Previous studies measuring total macular thickness in children has shown a difference according to ethnicity [18]. A more recent study in a large adult Asian cohort showed a significant difference in macular GCL thickness in different ethnic groups where Chinese adults had in average 3.3 μm thicker GCL than adults from Indian heritage [19]. It is possible that different ethnicity could be an explanation to the difference in average thickness in the different studies performed with the same type of OCT device. Our narrow inclusion criteria of +/− 3D may account for this disparity compared to the Asian studies with our participants on average being slightly hyperopic.

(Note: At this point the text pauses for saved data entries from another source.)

static int
add_full (awm_ctx *ctx, const float *pcm_in_d, float *out_d, size_t n_frames, int n_channels,
          const int8_t *frame_mod_dev, double water_delta, int use_limiter, WorkLane *lane = nullptr, ReadyMarks *marks = nullptr)
{
  if (!lane)
    lane = ctx;
  if (marks)
    {
      marks->disarm();
      marks->base = out_d;
      marks->n_frames = n_frames;
    }
  hipStream_t st = lane->stream;
  float *block_max = nullptr;
  const size_t n_blocks = n_frames / LIMITER_BLOCK + 2;
  if (use_limiter)
    {
      if (int rc = lane->ws_block_max.reserve (n_blocks * sizeof (float))) return rc;
      block_max = lane->ws_block_max.as<float>();
      unsigned int bits;
      std::memcpy (&bits, &LIMITER_CEILING, sizeof (bits));
      AWM_HIP_CHECK (awmk::launch_fill_u32 (st, reinterpret_cast<unsigned int *> (block_max), bits, n_blocks));
    }
  const size_t FRAME = Params::frame_size;
  size_t slab = g_add_slab_mb ? (size_t (g_add_slab_mb) << 20) / (n_channels * sizeof (float)) / FRAME * FRAME : 0;
  if (!use_limiter || pcm_in_d == out_d || slab < 64 * FRAME || n_frames < 2 * slab)
    slab = 0;
  if (slab)
    {
      const size_t tab_entries = awmk::limiter_tab_entries ((long long) n_frames, 0, LIMITER_BLOCK);
      if (int rc = lane->ws_limit_tab.reserve ((tab_entries + 1) * sizeof (float2))) return rc;
      const size_t n_slabs = n_frames / slab;
      size_t limited = 0;
      for (size_t i = 0; i < n_slabs; i++)
        {
          const size_t a = i * slab, b = i + 1 == n_slabs ? n_frames : a + slab;
          if (int rc = add_mix_impl (ctx, pcm_in_d + a * n_channels, out_d + a * n_channels, b - a, n_channels, frame_mod_dev, water_delta,
                                     a / FRAME, a ? pcm_in_d + (a - FRAME) * n_channels : nullptr, b < n_frames ? pcm_in_d + b * n_channels : nullptr,
                                     block_max, 0, n_blocks, lane))
            return rc;
          const size_t upto = b == n_frames ? n_frames : (b / LIMITER_BLOCK >= 1 ? (b / LIMITER_BLOCK - 1) * size_t (LIMITER_BLOCK) : 0);
          if (upto > limited)
            {
              ProfScope ps (ctx, PROF_LIMITER, double (upto - limited) * n_channels * 8.0, st);
              AWM_HIP_CHECK (awmk::launch_limiter (st, out_d + limited * n_channels, (long long) (upto - limited), n_channels, (long long) limited, block_max, 0,
                                                   (long long) n_blocks, LIMITER_BLOCK, LIMITER_CEILING, lane->ws_limit_tab.as<float2>(), tab_entries));
              limited = upto;
            }
        }
      return 0;
    }
  if (int rc = add_mix_impl (ctx, pcm_in_d, out_d, n_frames, n_channels, frame_mod_dev, water_delta, 0, nullptr, nullptr,
                             block_max, 0, n_blocks, lane))
    return rc;
  std::vector<size_t> ends;
  if (marks)
    for (const ChunkRange& c : plan_chunks (n_frames, n_channels))
      {
        size_t e = std::min (n_frames, (c.first_frame + c.n_frames + LIMITER_BLOCK - 1) / LIMITER_BLOCK * size_t (LIMITER_BLOCK));
        if (e < n_frames && n_frames - e < size_t (LIMITER_BLOCK))
          e = n_frames;
        if (ends.empty() || e > ends.back())
          ends.push_back (e);
      }
// ... 614 lines not shown
  std::vector<size_t> idx (index, index + n_blocks);
  std::vector<std::vector<float>> raw;
  std::vector<char> okv;
  if (int rc = block_soft_bits (ctx, kt, make_wav (pcm_d, n_frames, n_channels), idx, raw, okv))
    return rc;
  const size_t n_bits = mark_data_frame_count() / params().frames_per_bit;
  for (size_t i = 0; i < n_blocks; i++)
    {
      ok[i] = okv[i];
      if (okv[i])
        std::copy (raw[i].begin(), raw[i].end(), out + i * n_bits);
      else
        std::fill (out + i * n_bits, out + (i + 1) * n_bits, 0.f);
    }
  return 0;
}

int
awm_viterbi_decode (awm_ctx *ctx, int block_type, const float *soft, size_t coded_len, size_t n, int *bits_out, float *error_out)
{
  AWM_ENTER (ctx);
  if (block_type < 0 || block_type > 2)
    return AWM_ERR_ARG;
  std::vector<std::vector<float>> in (n);
  for (size_t i = 0; i < n; i++)
    in[i].assign (soft + i * coded_len, soft + (i + 1) * coded_len);
  std::vector<std::vector<int>> bits;
  std::vector<float> errors;
  if (int rc = viterbi_decode (ctx, ConvBlockType (block_type), in, bits, errors))
    return rc;
  for (size_t i = 0; i < n; i++)
    {
      std::copy (bits[i].begin(), bits[i].end(), bits_out + i * bits[i].size());
      error_out[i] = errors[i];
    }
  return 0;
}

int
awm_add_watermark_d (awm_ctx *ctx, const uint8_t key[16], const char *payload_hex, const float *pcm_in_d, float *out_d,
                     size_t n_frames, int n_channels, int sample_rate)
{
  AWM_ENTER (ctx);
  if (n_channels >= 1 && add_buffers_overlap (pcm_in_d, out_d, n_frames * size_t (n_channels)))
    {
      set_error ("awm_add_watermark_d: the output overlaps the input");
      return AWM_ERR_ARG;
    }
  FrameModTable *fm = ctx->get_frame_mod (capi_key (key), payload_hex ? payload_hex : "");
  if (!fm)
    return AWM_ERR_ARG;
  if (sample_rate != Params::mark_sample_rate)
    return add_full_rate (ctx, pcm_in_d, out_d, n_frames, n_channels, fm->dev.as<int8_t>(), params().water_delta, !params().test_no_limiter, sample_rate);
  return add_full (ctx, pcm_in_d, out_d, n_frames, n_channels, fm->dev.as<int8_t>(), params().water_delta, !params().test_no_limiter);
}

static int g_add_payloads_fused = 1, g_add_payloads_fused_in_use = 0;
extern "C" void awm_debug_set_add_payloads_fused (int on) { g_add_payloads_fused = on; }
extern "C" int  awm_debug_add_payloads_fused_in_use (void) { return g_add_payloads_fused_in_use; }
extern "C" int  awm_debug_add_payloads_tile (void) { return awmk::ADD_MULTI_TILE; }
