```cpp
template <int NB, int HR, bool STRICT, bool QUAD, int V = 0, int BLK = PM_BLOCK>
DEVFN float multiview_cost(const DevScene* __restrict__ sc, const typename TileOf<QUAD>::type* tile, int tw, int own, const float* wts, const PixelRef& pr,
                           int x, int y, const float4& n4, int& beview, float& ratio, bool prune = false, float cost_now = 0.0f, int* skipped = nullptr) {
    constexpr bool GEOM = (V & TSAR_V_GEOM) != 0;
    constexpr bool PRUNE = (V & TSAR_V_PRUNE) != 0;
    static_assert(!PRUNE || !GEOM, "the bound speaks of the photometric cost alone");
    constexpr bool PAIR = (V & TSAR_V_PAIR) != 0;
    static_assert(!PAIR || (!PRUNE && !GEOM), "the paired gathers exist for the plain fast box-11 kernels");
    constexpr int VT = V & ~(TSAR_V_GEOM | TSAR_V_REDRAW | TSAR_V_PRUNE | TSAR_V_PAIR);
    float best[NB];
#pragma unroll
    for (int k = 0; k < NB; k++) best[k] = __builtin_inff();
    const int num = sc->n_sel;
    int valid = 0, bv = -1;
    float cmin = __builtin_inff();
    float depth_h = 0.0f;
    if constexpr (GEOM) depth_h = plane_depth(sc->ref, n4, x, y);
    int vi_next = sc->sel[0];
    for (int i = 0; i < num; i++) {
        const int vi = vi_next;
        vi_next = sc->sel[i + 1 < num ? i + 1 : i];
        float c;
        if constexpr ((VT & TSAR_V_LUT) != 0) c = view_cost_lut<STRICT, (VT >> 11) & 7, (VT & TSAR_V_BUF) != 0 && !STRICT, (VT & TSAR_V_MIX) != 0 && !STRICT>(sc, sc->view[vi], tile, tw, own, wts, pr, x, y, n4);
        else if constexpr (QUAD && HR == 5 && r5_production_variant(VT) && PRUNE) {
            static_assert((VT & 250) == 250 && !STRICT, "pruning instantiations exist for the fast row-wise loop");
            ViewPrune vp;
            vp.on = prune; vp.skipped = false;
            vp.cost_now = cmin < cost_now ? TSAR_MAXCOST : cost_now;
            c = view_cost_r5<false, true, true, (VT & TSAR_V_BUF) != 0, (VT & TSAR_V_MIX) != 0, BLK, 0, true>(sc, sc->view[vi], tile, tw, own, wts, pr, x, y, n4, &vp);
            if (vp.skipped) *skipped += 1;
        } else if constexpr (QUAD && HR == 5 && PAIR && VT == 250) {
            static_assert(!STRICT, "the paired gathers exist for the fast row-wise loop");
            c = view_cost_r5<false, true, true, false, false, BLK, 0, false, true>(sc, sc->view[vi], tile, tw, own, wts, pr, x, y, n4);
        } else if constexpr (QUAD && HR == 5 && r5_production_variant(VT))
            c = view_cost_r5<STRICT, (VT & 128) != 0 && !STRICT, (VT & 8) != 0, (VT & TSAR_V_BUF) != 0, (VT & TSAR_V_MIX) != 0, BLK>(sc, sc->view[vi], tile, tw, own, wts, pr, x, y, n4);
#ifdef TSAR_EXPERIMENTS
        else if constexpr (QUAD && HR == 5 && PAIR && VT == (250 | 4194304))
            c = view_cost_r5<false, true, true, false, false, BLK, 3, false, true>(sc, sc->view[vi], tile, tw, own, wts, pr, x, y, n4);
        else if constexpr (QUAD && HR == 5 && r5_diag_variant(VT))
            c = view_cost_r5<false, true, true, true, true, BLK, (VT & 4194304) ? 1 : 2>(sc, sc->view[vi], tile, tw, own, wts, pr, x, y, n4);
#endif
        else {
            static_assert(VT == 0, "unknown tap-loop variant");
            c = view_cost_generic<HR, STRICT, QUAD, BLK>(sc, sc->view[vi], tile, tw, own, wts, pr, x, y, n4);
        }
        auto vmin = [](float a, float b) { float r; asm("v_min_f32 %0, %1, %2" : "=v"(r) : "v"(a), "v"(b)); return r; };
        auto vmax = [](float a, float b) { float r; asm("v_max_f32 %0, %1, %2" : "=v"(r) : "v"(a), "v"(b)); return r; };
        c = vmin(c, TSAR_MAXCOST);
        valid -= (int32_t)__float_as_uint(c - TSAR_MAXCOST) >> 31;
        if constexpr (GEOM) c = c + geom_term(sc, sc->view[vi], vi, x, y, depth_h);
        {
            const uint32_t worse = (uint32_t)((int32_t)__float_as_uint(cmin - c) >> 31);
            asm("v_bfi_b32 %0, %1, %2, %3" : "=v"(bv) : "v"(worse), "v"(bv), "s"(vi));
            cmin = vmin(cmin, c);
        }
        float v = c;
#pragma unroll
        for (int k = 0; k < NB; k++) {
            const float lo = vmin(best[k], v), hi = vmax(best[k], v);
            best[k] = lo;
            v = hi;
        }
    }
    int nb = valid;
    if (sc->cost_comb == TSAR_COMB_BEST_N) nb = min(nb, sc->n_best);
    if (nb <= 0) { beview = -1; ratio = 0.f; return TSAR_MAXCOST; }
    float cost = 0.f;
#pragma unroll
    for (int k = 0; k < NB; k++)
        if (k < nb) cost += best[k];
    cost = cost / (float)nb;
    ratio = num >= 2 ? best[0] / best[1] : 0.f;
    beview = bv;
    if constexpr (GEOM) cost = add_prior_term(sc, x, y, n4, depth_h, cost);
    return cost;
}

DEVFN void strip_tile(int t, int tiles_x, int tiles_y, int sw, int& tx, int& ty) {
    if (sw <= 0) { ty = t / tiles_x; tx = t - ty * tiles_x; return; }
    const int per_strip = sw * tiles_y;
    const int strip = t / per_strip, within = t - strip * per_strip;
    const int width = min(sw, tiles_x - strip * sw);
    ty = within / width;
    tx = strip * sw + within - ty * width;
}

static inline int strip_width(int requested, int tiles_x) {
    if (requested >= 0) return requested;
// ... 10 lines not shown
```

tsar-mvs_amd/csrc/pm_sweep.hip:

```cpp
#include "pm_sweep_impl.h"

__global__ void d16_probe_kernel(uint32_t* out) {
    __shared__ unsigned short t[64];
    t[threadIdx.x] = (unsigned short)(0x4300u + threadIdx.x);
    __syncthreads();
    uint32_t r = 0xffffffffu;
    const uint32_t addr = (uint32_t)(uintptr_t)(const __attribute__((address_space(3))) unsigned short*)(t + threadIdx.x);
    asm volatile("ds_read_u16_d16_hi %0, %1\n\ts_waitcnt lgkmcnt(0)" : "+v"(r) : "v"(addr));
    out[threadIdx.x] = r;
}
bool probe_d16_hi_zeroes(tsar_ctx* ctx) {
    CallFrame f(ctx, "d16 probe", nullptr, false);
    uint32_t h[64];
    uint32_t* d = f.out(h, 64, TSAR_MEM_HOST);
    if (f.ok()) {
        hipLaunchKernelGGL(d16_probe_kernel, dim3(1), dim3(64), 0, ctx->stream, d);
        f.launched();
    }
    bool ok = f.finish() == TSAR_OK;
    for (int i = 0; ok && i < 64; i++) ok = h[i] == ((0x4300u + i) << 16);
    return ok;
}

template <int NB, int HR>
static int launch_sweep_nh(tsar_ctx* ctx, int colour, const PlaneBuf& a, const PlaneBuf& b, const PlaneBuf& c, uint32_t sid, int dp, int dr) {
    const bool strict = ctx->hscene.flags & TSAR_FLAG_STRICT_DIV, quad = ctx->hscene.use_quad;
    const bool buf = ctx->buffer_gather && ctx->sweeps_done >= (strict ? (ctx->buffer_from > 2 ? ctx->buffer_from : 2) : ctx->buffer_from);
    const int v = ctx->variant;
    if constexpr ((NB == 2 || NB == 4) && HR == 5)
    if (quad && !(ctx->hscene.flags & TSAR_FLAG_TEX_FILTER_8BIT) && (v == 250 || v == 122 || (v == 114 && NB == 2))) {
#define SWEEP_R5(S, V, B) (buf ? launch_sweep_g<NB, 5, S, true, (V) | TSAR_V_BUF, B>(ctx, colour, a, b, c, sid, dp, dr) : launch_sweep_g<NB, 5, S, true, V, B>(ctx, colour, a, b, c, sid, dp, dr))
        const bool mix = buf && !strict && v == 250 && ctx->hscene.n_sel > 0 && ctx->hscene.view[ctx->hscene.sel[0]].dquad != nullptr;
#define SWEEP_R5_FAST250_ALL(B) (mix ? launch_sweep_g<NB, 5, false, true, 250 | TSAR_V_BUF | TSAR_V_MIX, B>(ctx, colour, a, b, c, sid, dp, dr) : SWEEP_R5(false, 250, B))
        const bool prune = NB == 2 && !strict && v == 250 && ctx->prune && ctx->prune_steps > 0 && dr && ctx->call_launch >= ctx->prune_from &&
                           ctx->hscene.cost_comb == TSAR_COMB_BEST_N && ctx->hscene.n_best == 1 && !scene_has_terms(ctx->hscene);
#define SWEEP_R5_PRUNE(B) (mix ? launch_sweep_t<2, 5, false, true, 250 | TSAR_V_BUF | TSAR_V_MIX | TSAR_V_PRUNE, B>(ctx, colour, a, b, c, sid, dp, dr) \
                           : buf ? launch_sweep_t<2, 5, false, true, 250 | TSAR_V_BUF | TSAR_V_PRUNE, B>(ctx, colour, a, b, c, sid, dp, dr)              \
                                 : launch_sweep_t<2, 5, false, true, 250 | TSAR_V_PRUNE, B>(ctx, colour, a, b, c, sid, dp, dr))
        const bool pair = NB == 2 && !strict && v == 250 && !buf && !prune && (ctx->pair & 2) && !scene_has_terms(ctx->hscene);
#define SWEEP_R5_FAST250(B) (prune ? SWEEP_R5_PRUNE(B) : pair ? launch_pm_sweep_pair(ctx, B, colour, a, b, c, sid, dp, dr) : SWEEP_R5_FAST250_ALL(B))
        if constexpr (NB == 2) {
            const int tiles256 = ((ctx->hscene.w + PM_RW - 1) / PM_RW) * ((ctx->hscene.h + 15) / 16);
            bool small = tiles256 < SWEEP_SMALL_IMAGE_TILES;
            if (ctx->force_block) small = ctx->force_block == 128;
            if (small && v != 114) {
                if (strict) return SWEEP_R5(true, 122, 128);
                return v == 250 ? SWEEP_R5_FAST250(128) : launch_sweep_g<2, 5, false, true, 122, 128>(ctx, colour, a, b, c, sid, dp, dr);
            }
            if (v == 114) return strict ? launch_sweep_g<2, 5, true, true, 114>(ctx, colour, a, b, c, sid, dp, dr) : launch_sweep_g<2, 5, false, true, 114>(ctx, colour, a, b, c, sid, dp, dr);
        }
        if (strict) return SWEEP_R5(true, 122, PM_BLOCK);
        return v == 250 ? SWEEP_R5_FAST250(PM_BLOCK) : launch_sweep_g<NB, 5, false, true, 122>(ctx, colour, a, b, c, sid, dp, dr);
#undef SWEEP_R5_FAST250
#undef SWEEP_R5_PRUNE
#undef SWEEP_R5_FAST250_ALL
#undef SWEEP_R5
    }
    constexpr int NBG = NB == 4 ? 32 : NB;
    if (strict) return quad ? launch_sweep_g<NBG, HR, true, true>(ctx, colour, a, b, c, sid, dp, dr) : launch_sweep_g<NBG, HR, true, false>(ctx, colour, a, b, c, sid, dp, dr);
    return quad ? launch_sweep_g<NBG, HR, false, true>(ctx, colour, a, b, c, sid, dp, dr) : launch_sweep_g<NBG, HR, false, false>(ctx, colour, a, b, c, sid, dp, dr);
}

int launch_pm_sweep(tsar_ctx* ctx, int colour, const PlaneBuf& same_in, const PlaneBuf& other, const PlaneBuf& same_out, uint32_t stream_id,
                    int do_prop, int do_refine) {
    const DevScene& hs = ctx->hscene;
#ifdef TSAR_EXPERIMENTS
    if (!scene_has_terms(hs)) {
        int launched = 0;
        const int rc = launch_pm_sweep_experiment(ctx, colour, same_in, other, same_out, stream_id, do_prop, do_refine, &launched);
        if (rc != TSAR_OK || launched) return rc;
    }
#endif
    const int need = views_in_cost(hs);
    const bool r5 = hs.hrad == 5 && hs.vrad == 5;
    const bool own_loop = r5 && need <= 4 && (need <= 2 || ctx->variant == 250 || ctx->variant == 122) && !(hs.flags & TSAR_FLAG_TEX_FILTER_8BIT);
    if (lut_path_applies(ctx) && (!own_loop || lut_path_forced(ctx))) return launch_pm_sweep_lut(ctx, colour, same_in, other, same_out, stream_id, do_prop, do_refine);
    if (need <= 4 && need > 2 && r5) return launch_sweep_nh<4, 5>(ctx, colour, same_in, other, same_out, stream_id, do_prop, do_refine);
    if (need <= 2) return r5 ? launch_sweep_nh<2, 5>(ctx, colour, same_in, other, same_out, stream_id, do_prop, do_refine)
                             : launch_sweep_nh<2, 0>(ctx, colour, same_in, other, same_out, stream_id, do_prop, do_refine);
    return r5 ? launch_sweep_nh<32, 5>(ctx, colour, same_in, other, same_out, stream_id, do_prop, do_refine)
              : launch_sweep_nh<32, 0>(ctx, colour, same_in, other, same_out, stream_id, do_prop, do_refine);
}
```

tsar-mvs_amd/csrc/pm_sweep_impl.h:

```cpp
#pragma once
#include "pm_dispatch.h"

#define SWEEP_SMALL_IMAGE_TILES 3072

#define CAND_SAME (1 << 30)
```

In the present study almost, all children were able to perform at least two and often three macula OCT-measurements and the repeatability between the different measurements were particularly good. Similar results were presented by Muñoz-Gallego et al. however using spectral domain OCT [20]. This indicates that OCT measurements of GCL in the macula is a reliable method and well tolerated in children. The GCL is demonstrating a link between morphology and function when it comes to visual field sensitivity [10]. In children where visual field testing can be challenging a repeated examination over time can be of diagnostic and therapeutical value in patients with optic or central nervous system diseases affecting the visual pathway. This can further make intervention possible before subjective detectable function loss is apparent. Possible diseases suitable to may be optic pathway gliomas as showed by Gu et al. [21] or for screening purposes in neurofibromatosis. Neurologic lesions to the central nervous system affecting the visual pathway can hypothetically be visualized in the retina of children as with adults. In the future modern approaches such as deep learning algorithms can possibly be used to predict loss of central visual field from macular OCT cubes in diseases affecting the visual pathways [22].

Conclusions

In this study we present normative data of macular GCL in healthy children with normal refraction, spherical equivalent mean:1.13 (sd:0.66) dioptre and normal visual acuity Logmar, mean: 0,015 (sd:0,05) using swept source OCT. The OCT measurements of macula GCL showed good CV and ICC.

The results show reliable measurements which is easy to perform for most children. Further studies will show how we can use the information obtained from macular GCL in diagnosis and follow up of different diseases. Updated normative data for comparison, suited for the intended population of interest, is paramount. We also propose additional fixation targets adapted for children in OCT-devices to increase interest and fixation time during examination.